## EXERCISE DATA
........

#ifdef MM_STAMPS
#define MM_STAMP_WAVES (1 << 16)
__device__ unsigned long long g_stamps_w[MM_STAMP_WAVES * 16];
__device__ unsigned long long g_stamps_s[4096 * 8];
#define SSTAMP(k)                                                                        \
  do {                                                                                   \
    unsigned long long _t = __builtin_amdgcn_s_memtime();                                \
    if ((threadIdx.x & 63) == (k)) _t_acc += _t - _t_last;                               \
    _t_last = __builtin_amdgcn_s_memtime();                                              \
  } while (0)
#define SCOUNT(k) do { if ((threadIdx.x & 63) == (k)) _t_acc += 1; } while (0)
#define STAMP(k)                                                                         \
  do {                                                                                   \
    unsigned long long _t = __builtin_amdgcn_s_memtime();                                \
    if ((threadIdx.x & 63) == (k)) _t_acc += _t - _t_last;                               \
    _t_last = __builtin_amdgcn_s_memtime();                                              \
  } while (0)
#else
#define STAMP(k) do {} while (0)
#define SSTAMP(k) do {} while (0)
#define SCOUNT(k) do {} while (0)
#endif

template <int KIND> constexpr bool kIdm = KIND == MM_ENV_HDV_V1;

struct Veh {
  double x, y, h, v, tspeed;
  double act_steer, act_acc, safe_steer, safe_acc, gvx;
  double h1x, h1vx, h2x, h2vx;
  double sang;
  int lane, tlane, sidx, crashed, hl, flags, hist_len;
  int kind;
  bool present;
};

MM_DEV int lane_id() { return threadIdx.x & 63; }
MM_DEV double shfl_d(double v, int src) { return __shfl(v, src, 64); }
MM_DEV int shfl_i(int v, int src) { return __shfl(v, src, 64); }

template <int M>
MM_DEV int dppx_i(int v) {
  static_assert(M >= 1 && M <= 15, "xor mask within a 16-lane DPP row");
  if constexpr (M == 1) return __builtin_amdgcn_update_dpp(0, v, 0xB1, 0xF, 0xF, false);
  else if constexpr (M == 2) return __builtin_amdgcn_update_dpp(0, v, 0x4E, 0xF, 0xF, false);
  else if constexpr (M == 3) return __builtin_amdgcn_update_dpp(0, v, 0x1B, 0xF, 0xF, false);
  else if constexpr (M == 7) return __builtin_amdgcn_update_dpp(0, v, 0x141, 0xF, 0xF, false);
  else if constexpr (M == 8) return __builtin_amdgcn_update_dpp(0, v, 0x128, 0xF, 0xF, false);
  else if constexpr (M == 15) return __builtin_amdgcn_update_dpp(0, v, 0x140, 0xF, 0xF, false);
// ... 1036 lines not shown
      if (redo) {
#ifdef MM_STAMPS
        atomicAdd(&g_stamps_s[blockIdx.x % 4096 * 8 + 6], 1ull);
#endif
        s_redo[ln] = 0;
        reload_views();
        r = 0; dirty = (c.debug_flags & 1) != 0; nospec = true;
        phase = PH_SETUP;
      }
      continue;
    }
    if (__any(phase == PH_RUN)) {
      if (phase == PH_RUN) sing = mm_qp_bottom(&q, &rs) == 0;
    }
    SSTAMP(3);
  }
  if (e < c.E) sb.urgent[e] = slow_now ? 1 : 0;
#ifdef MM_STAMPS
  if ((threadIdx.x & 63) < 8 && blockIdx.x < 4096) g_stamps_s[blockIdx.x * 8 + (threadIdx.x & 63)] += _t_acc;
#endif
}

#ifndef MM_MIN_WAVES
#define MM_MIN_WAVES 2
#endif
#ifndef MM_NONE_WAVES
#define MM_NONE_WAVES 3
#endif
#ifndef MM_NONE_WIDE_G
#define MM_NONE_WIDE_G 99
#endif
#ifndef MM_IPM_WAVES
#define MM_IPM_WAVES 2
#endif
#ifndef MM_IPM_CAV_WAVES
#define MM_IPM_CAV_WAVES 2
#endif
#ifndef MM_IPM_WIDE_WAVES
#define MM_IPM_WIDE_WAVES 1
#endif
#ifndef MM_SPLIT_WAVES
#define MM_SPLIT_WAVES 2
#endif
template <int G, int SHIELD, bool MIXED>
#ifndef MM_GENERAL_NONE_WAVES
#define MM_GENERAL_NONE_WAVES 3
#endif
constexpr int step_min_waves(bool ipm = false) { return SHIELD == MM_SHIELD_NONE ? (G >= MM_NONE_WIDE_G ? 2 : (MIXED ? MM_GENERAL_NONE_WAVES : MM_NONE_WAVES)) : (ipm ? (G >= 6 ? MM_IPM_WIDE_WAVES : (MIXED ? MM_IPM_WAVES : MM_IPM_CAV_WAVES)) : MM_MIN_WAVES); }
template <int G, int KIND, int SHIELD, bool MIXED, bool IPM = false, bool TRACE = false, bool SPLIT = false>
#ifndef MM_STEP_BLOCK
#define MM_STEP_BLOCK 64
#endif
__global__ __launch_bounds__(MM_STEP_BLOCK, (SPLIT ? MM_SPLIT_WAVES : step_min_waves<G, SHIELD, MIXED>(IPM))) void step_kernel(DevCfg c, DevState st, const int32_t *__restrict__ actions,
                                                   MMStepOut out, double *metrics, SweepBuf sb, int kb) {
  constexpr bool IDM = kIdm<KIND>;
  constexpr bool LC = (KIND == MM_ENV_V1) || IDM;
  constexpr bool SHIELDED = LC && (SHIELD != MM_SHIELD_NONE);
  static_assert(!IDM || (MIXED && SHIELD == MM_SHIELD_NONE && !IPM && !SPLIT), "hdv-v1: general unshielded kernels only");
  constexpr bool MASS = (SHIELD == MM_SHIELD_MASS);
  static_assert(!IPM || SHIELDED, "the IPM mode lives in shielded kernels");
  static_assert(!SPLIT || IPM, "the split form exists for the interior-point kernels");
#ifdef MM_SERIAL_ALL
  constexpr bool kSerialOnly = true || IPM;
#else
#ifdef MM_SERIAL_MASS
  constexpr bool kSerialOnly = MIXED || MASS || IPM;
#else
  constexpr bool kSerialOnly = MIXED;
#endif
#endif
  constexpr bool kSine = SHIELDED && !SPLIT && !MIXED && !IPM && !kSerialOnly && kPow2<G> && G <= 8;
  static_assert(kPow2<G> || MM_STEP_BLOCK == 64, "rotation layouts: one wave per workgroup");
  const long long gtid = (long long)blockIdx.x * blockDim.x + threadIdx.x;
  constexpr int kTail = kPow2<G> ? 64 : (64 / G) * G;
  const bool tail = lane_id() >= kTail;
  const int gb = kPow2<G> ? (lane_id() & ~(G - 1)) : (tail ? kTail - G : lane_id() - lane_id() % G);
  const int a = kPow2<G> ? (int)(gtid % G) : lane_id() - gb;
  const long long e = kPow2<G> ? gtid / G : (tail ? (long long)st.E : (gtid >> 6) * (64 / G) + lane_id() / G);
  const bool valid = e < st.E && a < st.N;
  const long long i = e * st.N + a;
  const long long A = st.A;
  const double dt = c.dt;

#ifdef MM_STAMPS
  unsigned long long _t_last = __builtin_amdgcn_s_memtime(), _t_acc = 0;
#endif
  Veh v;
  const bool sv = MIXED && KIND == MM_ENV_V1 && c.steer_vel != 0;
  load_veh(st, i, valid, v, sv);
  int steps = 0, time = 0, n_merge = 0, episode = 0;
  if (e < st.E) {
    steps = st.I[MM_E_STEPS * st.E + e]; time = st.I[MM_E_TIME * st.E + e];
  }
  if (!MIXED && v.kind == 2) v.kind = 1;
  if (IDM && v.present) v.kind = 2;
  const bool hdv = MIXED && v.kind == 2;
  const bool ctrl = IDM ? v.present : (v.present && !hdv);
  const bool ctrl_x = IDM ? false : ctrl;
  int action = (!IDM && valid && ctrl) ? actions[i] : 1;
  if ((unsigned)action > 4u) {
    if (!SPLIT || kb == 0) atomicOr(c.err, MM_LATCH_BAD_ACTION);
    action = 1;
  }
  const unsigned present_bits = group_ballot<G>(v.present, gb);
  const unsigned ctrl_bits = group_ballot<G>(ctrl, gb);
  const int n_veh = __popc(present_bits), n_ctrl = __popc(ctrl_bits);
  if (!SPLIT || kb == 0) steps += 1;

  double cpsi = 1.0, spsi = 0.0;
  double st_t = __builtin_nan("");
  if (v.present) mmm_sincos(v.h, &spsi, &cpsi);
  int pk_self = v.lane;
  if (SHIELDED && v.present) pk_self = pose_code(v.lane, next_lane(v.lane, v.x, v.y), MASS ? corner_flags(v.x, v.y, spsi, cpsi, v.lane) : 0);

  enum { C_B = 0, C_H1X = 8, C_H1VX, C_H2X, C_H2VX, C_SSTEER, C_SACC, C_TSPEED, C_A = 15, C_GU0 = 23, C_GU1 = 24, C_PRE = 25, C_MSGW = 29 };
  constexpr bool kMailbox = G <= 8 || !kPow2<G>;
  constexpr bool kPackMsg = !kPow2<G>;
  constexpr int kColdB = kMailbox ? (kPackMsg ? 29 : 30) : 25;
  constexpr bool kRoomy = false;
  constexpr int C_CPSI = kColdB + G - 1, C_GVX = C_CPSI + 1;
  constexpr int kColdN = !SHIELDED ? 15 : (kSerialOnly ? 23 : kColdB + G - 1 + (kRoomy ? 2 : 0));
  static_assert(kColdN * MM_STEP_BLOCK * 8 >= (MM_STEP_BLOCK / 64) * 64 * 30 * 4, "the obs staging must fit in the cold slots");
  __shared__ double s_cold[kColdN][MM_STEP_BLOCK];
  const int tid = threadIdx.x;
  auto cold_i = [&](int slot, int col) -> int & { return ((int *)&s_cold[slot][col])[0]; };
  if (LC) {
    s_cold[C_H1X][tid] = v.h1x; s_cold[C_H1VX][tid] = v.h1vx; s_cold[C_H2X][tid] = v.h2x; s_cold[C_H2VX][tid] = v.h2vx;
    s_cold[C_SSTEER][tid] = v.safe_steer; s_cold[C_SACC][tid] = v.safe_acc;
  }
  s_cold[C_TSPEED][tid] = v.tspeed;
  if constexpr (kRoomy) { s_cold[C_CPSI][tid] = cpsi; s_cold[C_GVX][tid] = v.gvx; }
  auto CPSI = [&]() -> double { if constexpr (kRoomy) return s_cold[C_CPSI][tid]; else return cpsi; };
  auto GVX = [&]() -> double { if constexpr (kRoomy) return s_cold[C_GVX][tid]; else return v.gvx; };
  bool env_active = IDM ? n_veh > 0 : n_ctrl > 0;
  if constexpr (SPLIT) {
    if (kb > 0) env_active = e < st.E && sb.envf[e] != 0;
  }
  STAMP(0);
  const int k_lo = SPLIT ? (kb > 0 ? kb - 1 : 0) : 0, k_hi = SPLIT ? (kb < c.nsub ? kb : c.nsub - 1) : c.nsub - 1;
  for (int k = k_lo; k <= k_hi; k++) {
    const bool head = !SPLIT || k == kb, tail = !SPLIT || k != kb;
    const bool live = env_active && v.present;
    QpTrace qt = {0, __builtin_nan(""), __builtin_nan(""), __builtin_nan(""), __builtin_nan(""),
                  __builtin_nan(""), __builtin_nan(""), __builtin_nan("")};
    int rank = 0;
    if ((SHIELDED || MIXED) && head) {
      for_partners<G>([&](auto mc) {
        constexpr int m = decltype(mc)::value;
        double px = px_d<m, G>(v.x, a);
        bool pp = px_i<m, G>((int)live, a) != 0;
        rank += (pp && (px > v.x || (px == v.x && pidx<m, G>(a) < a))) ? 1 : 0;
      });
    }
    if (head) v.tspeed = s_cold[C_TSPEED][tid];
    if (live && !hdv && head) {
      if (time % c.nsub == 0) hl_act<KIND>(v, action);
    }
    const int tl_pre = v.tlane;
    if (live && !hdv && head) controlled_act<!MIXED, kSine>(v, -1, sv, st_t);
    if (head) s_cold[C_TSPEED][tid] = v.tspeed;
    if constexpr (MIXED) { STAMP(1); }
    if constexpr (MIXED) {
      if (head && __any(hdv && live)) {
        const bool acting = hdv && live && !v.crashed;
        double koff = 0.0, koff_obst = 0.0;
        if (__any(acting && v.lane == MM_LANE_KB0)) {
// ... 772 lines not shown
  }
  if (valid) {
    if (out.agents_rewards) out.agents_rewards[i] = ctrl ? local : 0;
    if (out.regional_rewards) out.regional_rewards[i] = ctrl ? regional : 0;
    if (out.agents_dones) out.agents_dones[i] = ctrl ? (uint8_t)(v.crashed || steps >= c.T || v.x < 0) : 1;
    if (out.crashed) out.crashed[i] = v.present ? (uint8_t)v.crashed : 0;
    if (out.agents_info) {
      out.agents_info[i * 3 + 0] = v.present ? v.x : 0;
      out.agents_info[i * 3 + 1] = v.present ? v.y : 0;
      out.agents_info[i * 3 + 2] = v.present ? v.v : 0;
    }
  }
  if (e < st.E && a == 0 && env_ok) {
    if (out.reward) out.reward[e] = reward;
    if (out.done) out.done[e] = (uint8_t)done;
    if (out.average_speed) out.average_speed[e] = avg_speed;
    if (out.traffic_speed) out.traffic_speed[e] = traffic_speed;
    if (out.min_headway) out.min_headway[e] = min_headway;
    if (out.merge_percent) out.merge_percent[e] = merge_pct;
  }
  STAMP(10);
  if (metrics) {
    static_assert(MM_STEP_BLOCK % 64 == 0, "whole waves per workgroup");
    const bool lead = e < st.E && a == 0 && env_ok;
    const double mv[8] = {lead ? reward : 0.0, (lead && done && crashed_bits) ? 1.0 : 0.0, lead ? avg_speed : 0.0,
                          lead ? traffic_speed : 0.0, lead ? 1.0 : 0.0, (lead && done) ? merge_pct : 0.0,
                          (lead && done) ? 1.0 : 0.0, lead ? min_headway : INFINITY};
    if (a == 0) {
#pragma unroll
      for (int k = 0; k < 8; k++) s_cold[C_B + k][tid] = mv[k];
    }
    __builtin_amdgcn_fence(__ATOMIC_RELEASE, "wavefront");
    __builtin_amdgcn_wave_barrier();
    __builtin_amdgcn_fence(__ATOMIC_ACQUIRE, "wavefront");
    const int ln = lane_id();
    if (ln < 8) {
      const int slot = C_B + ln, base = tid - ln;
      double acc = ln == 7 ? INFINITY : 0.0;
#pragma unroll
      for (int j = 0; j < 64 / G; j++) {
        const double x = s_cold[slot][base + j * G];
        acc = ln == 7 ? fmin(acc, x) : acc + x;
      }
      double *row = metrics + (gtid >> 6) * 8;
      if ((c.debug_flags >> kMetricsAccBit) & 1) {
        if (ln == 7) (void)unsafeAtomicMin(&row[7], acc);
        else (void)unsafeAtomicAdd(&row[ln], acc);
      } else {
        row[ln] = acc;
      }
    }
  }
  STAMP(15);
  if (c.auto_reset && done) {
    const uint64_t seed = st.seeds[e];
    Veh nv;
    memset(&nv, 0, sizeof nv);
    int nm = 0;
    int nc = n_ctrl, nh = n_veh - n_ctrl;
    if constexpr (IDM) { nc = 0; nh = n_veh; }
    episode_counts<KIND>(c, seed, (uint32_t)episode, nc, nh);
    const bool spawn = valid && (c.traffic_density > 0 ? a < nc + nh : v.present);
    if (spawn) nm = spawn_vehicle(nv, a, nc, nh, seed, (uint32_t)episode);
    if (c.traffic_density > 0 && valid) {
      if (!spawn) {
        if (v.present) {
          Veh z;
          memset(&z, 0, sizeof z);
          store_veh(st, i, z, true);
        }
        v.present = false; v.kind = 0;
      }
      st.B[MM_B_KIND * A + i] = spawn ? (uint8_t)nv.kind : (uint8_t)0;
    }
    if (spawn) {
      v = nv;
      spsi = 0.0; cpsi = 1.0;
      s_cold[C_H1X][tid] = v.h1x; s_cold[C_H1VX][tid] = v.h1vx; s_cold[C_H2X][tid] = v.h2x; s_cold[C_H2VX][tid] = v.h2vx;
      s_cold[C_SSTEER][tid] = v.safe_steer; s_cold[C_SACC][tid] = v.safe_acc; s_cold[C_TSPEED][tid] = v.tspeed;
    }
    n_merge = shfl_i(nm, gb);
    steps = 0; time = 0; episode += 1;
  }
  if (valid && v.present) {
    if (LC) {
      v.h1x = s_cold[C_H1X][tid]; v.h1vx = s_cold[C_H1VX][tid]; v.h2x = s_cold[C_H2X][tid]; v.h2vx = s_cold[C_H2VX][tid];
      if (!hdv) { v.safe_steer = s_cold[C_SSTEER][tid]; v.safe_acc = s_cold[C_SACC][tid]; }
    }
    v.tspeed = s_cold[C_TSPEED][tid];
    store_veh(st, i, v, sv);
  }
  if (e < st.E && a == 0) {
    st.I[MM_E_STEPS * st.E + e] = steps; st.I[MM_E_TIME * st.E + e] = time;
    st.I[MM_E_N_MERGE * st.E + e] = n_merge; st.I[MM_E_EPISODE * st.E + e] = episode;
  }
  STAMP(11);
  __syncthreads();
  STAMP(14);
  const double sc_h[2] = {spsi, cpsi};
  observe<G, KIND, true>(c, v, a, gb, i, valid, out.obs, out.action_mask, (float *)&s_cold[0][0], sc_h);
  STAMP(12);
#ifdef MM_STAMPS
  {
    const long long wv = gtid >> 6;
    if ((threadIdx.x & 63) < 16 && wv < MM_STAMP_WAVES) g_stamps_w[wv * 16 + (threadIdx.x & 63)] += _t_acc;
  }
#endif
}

........

Above this task is a listing. Restate, word for word and with nothing added, the lines from the one with "MM_DEV int lane_id()" through the one with "reload_views();".

MM_DEV int lane_id() { return threadIdx.x & 63; }
MM_DEV double shfl_d(double v, int src) { return __shfl(v, src, 64); }
MM_DEV int shfl_i(int v, int src) { return __shfl(v, src, 64); }

template <int M>
MM_DEV int dppx_i(int v) {
  static_assert(M >= 1 && M <= 15, "xor mask within a 16-lane DPP row");
  if constexpr (M == 1) return __builtin_amdgcn_update_dpp(0, v, 0xB1, 0xF, 0xF, false);
  else if constexpr (M == 2) return __builtin_amdgcn_update_dpp(0, v, 0x4E, 0xF, 0xF, false);
  else if constexpr (M == 3) return __builtin_amdgcn_update_dpp(0, v, 0x1B, 0xF, 0xF, false);
  else if constexpr (M == 7) return __builtin_amdgcn_update_dpp(0, v, 0x141, 0xF, 0xF, false);
  else if constexpr (M == 8) return __builtin_amdgcn_update_dpp(0, v, 0x128, 0xF, 0xF, false);
  else if constexpr (M == 15) return __builtin_amdgcn_update_dpp(0, v, 0x140, 0xF, 0xF, false);
// ... 1036 lines not shown
      if (redo) {
#ifdef MM_STAMPS
        atomicAdd(&g_stamps_s[blockIdx.x % 4096 * 8 + 6], 1ull);
#endif
        s_redo[ln] = 0;
        reload_views();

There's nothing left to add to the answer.